The half-way point was Fedora Cafe -- my go to restaurant when meeting friends. Fedora's outdid themselves with table clothes and centerpieces. They dressed themselves up for us. We had the choice of butternut squash soup or salad with quinoa, apples, squash, walnuts, feta cheese, dried raspberries, roasted garlic and honey vinaigrette. The portion was enormous! It took us every bit of our fifteen minutes to finish it. ;) 

It was tough, but we pressed on (or is that waddled?) next door to Acacia. Acacia served us a sampling of mini meatball, kale and something else (pictured below the salad). Delicious!

Stop #8 was another favorite restaurant located temporarily in a hair salon: Amalfi's located in the Mane Design. Amalfi's had delicious chicken and pizza. Nancy and I dined in salon chairs. I should have taken a picture of that!

At 8:15 we walked up Philips Avenue to Vidalia's. It was the end of the night and they were cleaning up. They served a beet side dish, and two other side dishes (that if I wrote this when I should have, I would share with you). It as good, but we were stuffed and still had three more stops to make!

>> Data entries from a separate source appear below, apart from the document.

template <int VARIANT, u32 kSlots, bool SMALL>
__global__ __launch_bounds__(SNP_WAVE) void k_compress_lanes(const u8* __restrict__ in, const u64* __restrict__ in_off,
                                                            const u32* __restrict__ in_len, u32 nblocks,
                                                            u8* __restrict__ out, const u64* __restrict__ out_off,
                                                            u32* __restrict__ out_len, i32* __restrict__ status,
                                                            int emit_varint, const snp_table_pieces tp, int opts,
                                                            const u32* __restrict__ max_len, u32 small_max)
{
    __shared__ u16 lut[4][256];
    if (VARIANT == SNP_HASH_CRC32C) {
        for (u32 e = threadIdx.x; e < 1024; e += blockDim.x)
            lut[e >> 8][e & 255u] = static_cast<u16>(crc_step32((e & 255u) << (8 * (e >> 8))) & 0x7ffeu);
        __syncthreads();
    }
    __shared__ u8 s_out[SMALL ? 16 : SNP_WAVE * kStageStride];
    const u32 b = blockIdx.x * blockDim.x + threadIdx.x;
    const u32 maxlen = *max_len;
    if (SMALL ? maxlen > small_max : (small_max != 0 && maxlen <= small_max)) return;
    extern __shared__ __attribute__((aligned(16))) u8 s_dyn[];
    const u32 tstride = maxlen > 16384 ? 16384u : maxlen < 256 ? 256u : (2u << (31u - __clz(maxlen - 1)));
    u32* wt;
    {
        const u32 first = blockIdx.x * blockDim.x;
        const u32 mine = nblocks - first < blockDim.x ? nblocks - first : blockDim.x;
        const u32 piece = first / tp.piece_frags;
        wt = tp.p[piece] + static_cast<size_t>(first - piece * tp.piece_frags) * tstride;
        const size_t words = static_cast<size_t>(mine) * tstride;
        if (tstride == 16384u) {
            typedef u32 v4u __attribute__((ext_vector_type(4)));
            const v4u zero4 = {0, 0, 0, 0};
            for (size_t i = static_cast<size_t>(threadIdx.x) * 4; i < words; i += static_cast<size_t>(blockDim.x) * 4)
                __builtin_nontemporal_store(zero4, reinterpret_cast<v4u*>(wt + i));
        } else {
            for (size_t i = static_cast<size_t>(threadIdx.x) * 4; i < words; i += static_cast<size_t>(blockDim.x) * 4)
                *reinterpret_cast<uint4*>(wt + i) = make_uint4(0, 0, 0, 0);
        }
        asm volatile("s_waitcnt vmcnt(0)" ::: "memory");
    }
    if (b >= nblocks) return;
    const bool staged = (opts & kOptStagedOutput) != 0;
    const bool t_swap = kSlots == 1 && (opts & kOptExchangeProbe) != 0;
    bool in_win = (opts & kOptInputWindow) != 0;
    OutStage stg{(SMALL ? s_dyn + blockDim.x * (small_max + 16u) : s_out) + threadIdx.x * kStageStride, 0};

    LaneCtx c;
    c.dst = out + out_off[b];
    c.n = in_len[b];
    c.table = wt + static_cast<size_t>(threadIdx.x) * tstride;
    const u32 n = c.n;
    if constexpr (SMALL) {
        const u8* g = in + in_off[b];
        u8* mine = s_dyn + threadIdx.x * (small_max + 16u);
        u32 i = 0;
        for (; i + 16 <= n; i += 16) {
            const snp_u128_unaligned q = *reinterpret_cast<const snp_u128_unaligned*>(g + i);
            *reinterpret_cast<uint4*>(mine + i) = make_uint4(q.v[0], q.v[1], q.v[2], q.v[3]);
        }
        for (; i + 4 <= n; i += 4) *reinterpret_cast<u32*>(mine + i) = ld32u(g + i);
        for (; i < n; ++i) mine[i] = g[i];
        c.src = mine;
    } else {
        c.src = in + in_off[b];
    }
    c.first4 = n >= 4 ? ld32u(c.src) : 0u;
    if (n > SNP_BLOCK_SIZE) { out_len[b] = 0; status[b] = SNP_ERR_BAD_ARG; return; }

    u32 op = 0;
    if (emit_varint) {
        u32 v = n;
        while (v >= 128) { c.dst[op++] = static_cast<u8>(v | 0x80u); v >>= 7; }
        c.dst[op++] = static_cast<u8>(v);
    }
    stg.flushed = op;

    u32 ip = 0;
#if SNP_CL_FLAT
    enum : u32 { kScan = 0, kPost = 1, kExtend = 2, kDone = 3 };
    u32 mode = kDone;
    u32 next_emit = 0, skip = 32, cand = 0, base = 0, mlen = 0, limit = 0;
    snp_u128_unaligned win = {};
    u32 win_at = 0x80000000u;
    in_win = in_win && n >= 32;
    if (n >= 15) {
        const u32 tsize = n > 16384 ? 16384u : n < 256 ? 256u : (2u << (31u - __clz(n - 1)));
        c.mask = 2 * (tsize - 1);
        c.hmask = static_cast<u16>(crc_step32(c.mask) & 0x7ffeu);
        limit = n - 15;
        mode = kScan;
        ip = 1;
    }
    const u32 lit_cap = (opts & kOptBlindLiterals) ? 32u + n + n / 6u : 0u;
    while (__any(mode != kDone)) {
        u32 cp_len = 0, cp_off = 0;
        u32 lit_len = 0;
        snp_u128_unaligned lit16 = {};
        const bool post = mode == kPost;
        const bool scanning = mode == kScan || post;
        u32 p[kSlots], nx[kSlots], sk[kSlots], d[kSlots], h[kSlots], cv[kSlots];
        bool legal[kSlots];
        u64 w0 = 0;
        if (scanning) {
            u32 q = ip, sv = skip;
            bool ok = true;
#pragma unroll
            for (u32 k = 0; k < kSlots; ++k) {
                const u32 bb = post ? 0u : sv >> 5;
                sv += bb;
                p[k] = q;
                nx[k] = q + bb;
                sk[k] = sv;
                ok = ok && (post ? k == 0 : nx[k] <= limit);
                legal[k] = ok;
                q = nx[k];
            }
            const u32 at = ip - (post ? 1u : 0u);
            if (in_win) {
                u32 o = at - win_at;
                if (o > 8u) {
                    win_at = min(at, n - 16u);
                    win = *reinterpret_cast<const snp_u128_unaligned*>(c.src + win_at);
                    o = at - win_at;
                }
                const u32 dq = o >> 2, sh = (o & 3u) * 8u;
                const u32 a0 = dq == 0 ? win.v[0] : dq == 1 ? win.v[1] : win.v[2];
                const u32 a1 = dq == 0 ? win.v[1] : dq == 1 ? win.v[2] : win.v[3];
                const u32 a2 = dq == 0 ? win.v[2] : dq == 1 ? win.v[3] : 0u;
                const u64 lo = (static_cast<u64>(a1) << 32) | a0;
                w0 = sh ? (lo >> sh) | (static_cast<u64>(a2) << (64u - sh)) : lo;
            } else {
                w0 = ld64u(c.src + at);
            }
        } else {
#pragma unroll
            for (u32 k = 0; k < kSlots; ++k) { p[k] = nx[k] = sk[k] = 0; legal[k] = false; }
        }
        const bool ext = mode == kExtend;
        const bool ext_wide = ext && base + mlen + 32 <= n;
        snp_u128_unaligned xa0 = {}, xa1 = {}, xb0 = {}, xb1 = {};
        if (ext_wide) {
            const u8* a = c.src + cand + mlen;
            const u8* bq = c.src + base + mlen;
            xa0 = *reinterpret_cast<const snp_u128_unaligned*>(a);
            xb0 = *reinterpret_cast<const snp_u128_unaligned*>(bq);
            if (!(opts & kOptShortExtend)) {
                xa1 = *reinterpret_cast<const snp_u128_unaligned*>(a + 16);
                xb1 = *reinterpret_cast<const snp_u128_unaligned*>(bq + 16);
            }
        }
        u32 hm1 = ~0u, vm1 = 0;
        bool swapped = false;
        if (scanning) {
            if (post) {
                const u32 dm1 = static_cast<u32>(w0);
                hm1 = lane_hash<VARIANT>(c, dm1, lut);
                vm1 = (ip - 1) | check_bits(dm1);
                if (tstride == 16384u) __builtin_nontemporal_store(vm1, &c.table[hm1]);
                else c.table[hm1] = vm1;
                d[0] = static_cast<u32>(w0 >> 8);
            } else {
                d[0] = static_cast<u32>(w0);
            }
#pragma unroll
            for (u32 k = 1; k < kSlots; ++k) {
                d[k] = 0;
                if (legal[k]) {
                    const u32 delta = p[k] - p[0];
                    d[k] = delta <= 4 ? static_cast<u32>(w0 >> (8 * delta)) : ld32u(c.src + p[k]);
                }
            }
#pragma unroll
            for (u32 k = 0; k < kSlots; ++k) h[k] = lane_hash<VARIANT>(c, d[k], lut);
            if (t_swap) {
                swapped = legal[0] && h[0] != hm1;
                cv[0] = !legal[0] ? 0u : swapped ? table_swap(&c.table[h[0]], p[0] | check_bits(d[0])) : vm1;
            } else {
#pragma unroll
                for (u32 k = 0; k < kSlots; ++k) cv[k] = legal[k] ? c.table[h[k]] : 0u;
            }
        }
        if (ext) {
            bool finished = false;
            if (ext_wide) {
                const u64 x0 = (static_cast<u64>(xa0.v[0] ^ xb0.v[0])) | (static_cast<u64>(xa0.v[1] ^ xb0.v[1]) << 32);
                const u64 x1 = (static_cast<u64>(xa0.v[2] ^ xb0.v[2])) | (static_cast<u64>(xa0.v[3] ^ xb0.v[3]) << 32);
                const u64 x2 = (static_cast<u64>(xa1.v[0] ^ xb1.v[0])) | (static_cast<u64>(xa1.v[1] ^ xb1.v[1]) << 32);
                const u64 x3 = (static_cast<u64>(xa1.v[2] ^ xb1.v[2])) | (static_cast<u64>(xa1.v[3] ^ xb1.v[3]) << 32);
                finished = true;
                if (x0) mlen += static_cast<u32>(__builtin_ctzll(x0)) >> 3;
                else if (x1) mlen += 8 + (static_cast<u32>(__builtin_ctzll(x1)) >> 3);
                else if (opts & kOptShortExtend) { mlen += 16; finished = false; }
                else if (x2) mlen += 16 + (static_cast<u32>(__builtin_ctzll(x2)) >> 3);
                else if (x3) mlen += 24 + (static_cast<u32>(__builtin_ctzll(x3)) >> 3);
                else { mlen += 32; finished = false; }
            } else {
                for (u32 k = 0; k < 4 && !finished; ++k) {
                    if (base + mlen + 8 <= n) {
                        const u64 x = ld64u(c.src + cand + mlen) ^ ld64u(c.src + base + mlen);
                        if (x) { mlen += static_cast<u32>(__builtin_ctzll(x)) >> 3; finished = true; }
                        else mlen += 8;
                    } else {
                        while (base + mlen < n && c.src[cand + mlen] == c.src[base + mlen]) ++mlen;
                        finished = true;
                    }
                }
            }
            if (finished) {
                ip = base + mlen;
                cp_len = mlen;
                cp_off = base - cand;
                mode = ip >= limit ? kDone : kPost;
            }
        }
        if (scanning) {
#pragma unroll
            for (u32 k = 1; k < kSlots; ++k)
#pragma unroll
                for (u32 i = 0; i < k; ++i)
                    if (legal[k] && h[i] == h[k]) cv[k] = p[i] | check_bits(d[i]);
            u32 kw = kSlots;
#pragma unroll
            for (u32 k = kSlots; k-- > 0;) {
                const u32 pos = cv[k] & 0xffffu;
                const bool want = legal[k] && (pos == 0 ? c.first4 == d[k] : (cv[k] & 0xffff0000u) == check_bits(d[k]));
                if (want) kw = k;
            }
            u32 wp = 0, wpos = 0;
#pragma unroll
            for (u32 k = 0; k < kSlots; ++k)
                if (kw == k) { wp = p[k]; wpos = cv[k] & 0xffffu; }
            snp_u128_unaligned cb = {}, pb = {}, lb = {};
            if (kw < kSlots) {
                cb = *reinterpret_cast<const snp_u128_unaligned*>(c.src + wpos);
                pb = *reinterpret_cast<const snp_u128_unaligned*>(c.src + wp);
                if (!post) lb = *reinterpret_cast<const snp_u128_unaligned*>(c.src + next_emit);
            }
            bool ended = false;
#pragma unroll
            for (u32 k = 0; k < kSlots; ++k) {
                if (!ended && k <= kw) {
                    if (!legal[k]) {
                        if (!post) { ended = true; ip = next_emit; mode = kDone; }
                    } else if (!swapped) {
                        c.table[h[k]] = p[k] | check_bits(d[k]);
                    }
                }
            }
            if (!ended) {
                bool hit = false;
                if (kw < kSlots) {
                    const u64 x0 = (static_cast<u64>(cb.v[0] ^ pb.v[0])) | (static_cast<u64>(cb.v[1] ^ pb.v[1]) << 32);
                    const u64 x1 = (static_cast<u64>(cb.v[2] ^ pb.v[2])) | (static_cast<u64>(cb.v[3] ^ pb.v[3]) << 32);
                    hit = static_cast<u32>(x0) == 0;
                    if (hit) {
                        if (!post) {
                            if (staged) { lit_len = wp - next_emit; lit16 = lb; }
                            else op = lane_emit_literal16(c, op, next_emit, wp - next_emit, lb, lit_cap, (opts & kOptBlindLiteral16) != 0);
                        }
                        base = wp;
                        cand = wpos;
                        if (x0) mlen = static_cast<u32>(__builtin_ctzll(x0)) >> 3;
                        else if (x1) mlen = 8 + (static_cast<u32>(__builtin_ctzll(x1)) >> 3);
                        else mlen = 16;
                        if (mlen < 16) {
                            ip = base + mlen;
                            cp_len = mlen;
                            cp_off = base - cand;
                            mode = ip >= limit ? kDone : kPost;
                        } else {
                            mode = kExtend;
                        }
                    }
                }
                if (!hit) {
                    if (post) {
                        next_emit = ip;
                        ++ip;
                        skip = 32;
                        mode = kScan;
                    } else {
                        const u32 last = kw < kSlots ? kw : kSlots - 1;
#pragma unroll
                        for (u32 k = 0; k < kSlots; ++k)
                            if (k == last) { ip = nx[k]; skip = sk[k]; }
                    }
                }
            }
        }
        if (!staged) {
            if (cp_len) op = lane_emit_copy(c.dst, op, cp_off, cp_len, (opts & kOptBlindCopies) ? lit_cap : 0u);
        } else {
            if (lit_len) {
                if (lit_len <= 15) {
                    snp_u128_unaligned w;
                    w.v[0] = (lit16.v[0] << 8) | ((lit_len - 1) << 2);
                    w.v[1] = __builtin_amdgcn_alignbit(lit16.v[1], lit16.v[0], 24);
                    w.v[2] = __builtin_amdgcn_alignbit(lit16.v[2], lit16.v[1], 24);
                    w.v[3] = __builtin_amdgcn_alignbit(lit16.v[3], lit16.v[2], 24);
                    *reinterpret_cast<snp_u128_unaligned*>(stg.lds + (op - stg.flushed)) = w;
                    op += 1 + lit_len;
                } else {
                    stage_drain(c, stg, op);
                    op = lane_emit_literal16(c, op, next_emit, lit_len, lit16, 0u, false);
                    stg.flushed = op;
                }
            }
            u32 len = cp_len;
            while (len) {
                const u32 piece = len >= 68 ? 64u : len > 64 ? 60u : len;
                const bool one = piece < 12 && cp_off < 2048;
                const u32 w = one ? (1u | ((piece - 4) << 2) | ((cp_off >> 8) << 5) | ((cp_off & 0xffu) << 8))
                                  : (2u | ((piece - 1) << 2) | (cp_off << 8));
                st32u(stg.lds + (op - stg.flushed), w);
                op += one ? 2u : 3u;
                len -= piece;
                if (op - stg.flushed >= 64) stage_flush64(c, stg);
            }
            if (op - stg.flushed >= 64) stage_flush64(c, stg);
        }
    }
    if (staged) stage_drain(c, stg, op);
#else
    if (n >= 15) {
        const u32 tsize = n > 16384 ? 16384u : n < 256 ? 256u : (2u << (31u - __clz(n - 1)));
        c.mask = 2 * (tsize - 1);
        c.hmask = static_cast<u16>(crc_step32(c.mask) & 0x7ffeu);
        const u32 limit = n - 15;
        for (;;) {
            const u32 next_emit = ip;
            ++ip;
            u32 skip = 32;
            u32 cand;
            for (;;) {
                const u32 data = ld32u(c.src + ip);
                const u32 bb = skip >> 5;
                skip += bb;
                const u32 nxt = ip + bb;
                if (nxt > limit) { ip = next_emit; goto emit_remainder; }
                const u32 h = lane_hash<VARIANT>(c, data, lut);
                cand = c.table[h] & 0xffffu;
                c.table[h] = ip | check_bits(data);
                if (ld32u(c.src + cand) == data) break;
                ip = nxt;
            }
            op = lane_emit_literal(c, op, next_emit, ip - next_emit);
            for (;;) {
                const u32 base = ip;
                const u32 matched = 4 + lane_find_match_length(c.src, cand + 4, ip + 4, n);
                ip += matched;
                op = lane_emit_copy(c.dst, op, base - cand, matched);
                if (ip >= limit) goto emit_remainder;
                const u32 dm1 = ld32u(c.src + ip - 1);
                c.table[lane_hash<VARIANT>(c, dm1, lut)] = (ip - 1) | check_bits(dm1);
                const u32 data = ld32u(c.src + ip);
                const u32 h = lane_hash<VARIANT>(c, data, lut);
                cand = c.table[h] & 0xffffu;
                c.table[h] = ip | check_bits(data);
                if (ld32u(c.src + cand) != data) break;
            }
        }
    }
emit_remainder:
#endif
    if (ip < n) op = lane_emit_literal(c, op, ip, n - ip);
    out_len[b] = op;
    status[b] = SNP_OK;
}

}

namespace {
__global__ __launch_bounds__(SNP_WAVE) void k_probe_tables(const snp_table_pieces tp, u32 nblocks, u32 probes)
{
    const u32 g = blockIdx.x * SNP_WAVE + threadIdx.x;
    if (g >= nblocks) return;
    u32* t = tp.p[(g / tp.piece_frags) % tp.n] + static_cast<size_t>(g % tp.piece_frags) * 16384u;
    u32 st = g * 2654435761u + 1u;
    for (u32 i = 0; i < probes; ++i) {
        const u32 h = (st * 0x1e35a7bdu) >> 18;
        const u32 v = table_swap(&t[h], i);
        st = st * 1664525u + 1013904223u + v;
    }
    if (st == 0x12345678u) tp.p[0][0] = st;
}
}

Cherry Grove Farm set up a cheese tasting in Bambu Yoga -- a yoga studio that opened earlier in the week. One of the cheeses was soaked in cider from Terhune Orchards. One of the cheese (maybe the same one) was paired with 3 Monkeys Mustard, which started a couple of blocks away in a neighborhood kitchen and has evolved to earn the World Mustard Award two years in a row. Having the cheese course just before dessert was perfect timing!

The evening ended with a scoop of pumpkin ice cream (my choice) from Purple Cow and a chocolate cupcake from the Gingered Peach, slated to open on October 18. The dessert was even more perfect by listening to Stringzville serenade us.

It was a perfect evening.

I then waddled my way 3/4 of a mile to my house.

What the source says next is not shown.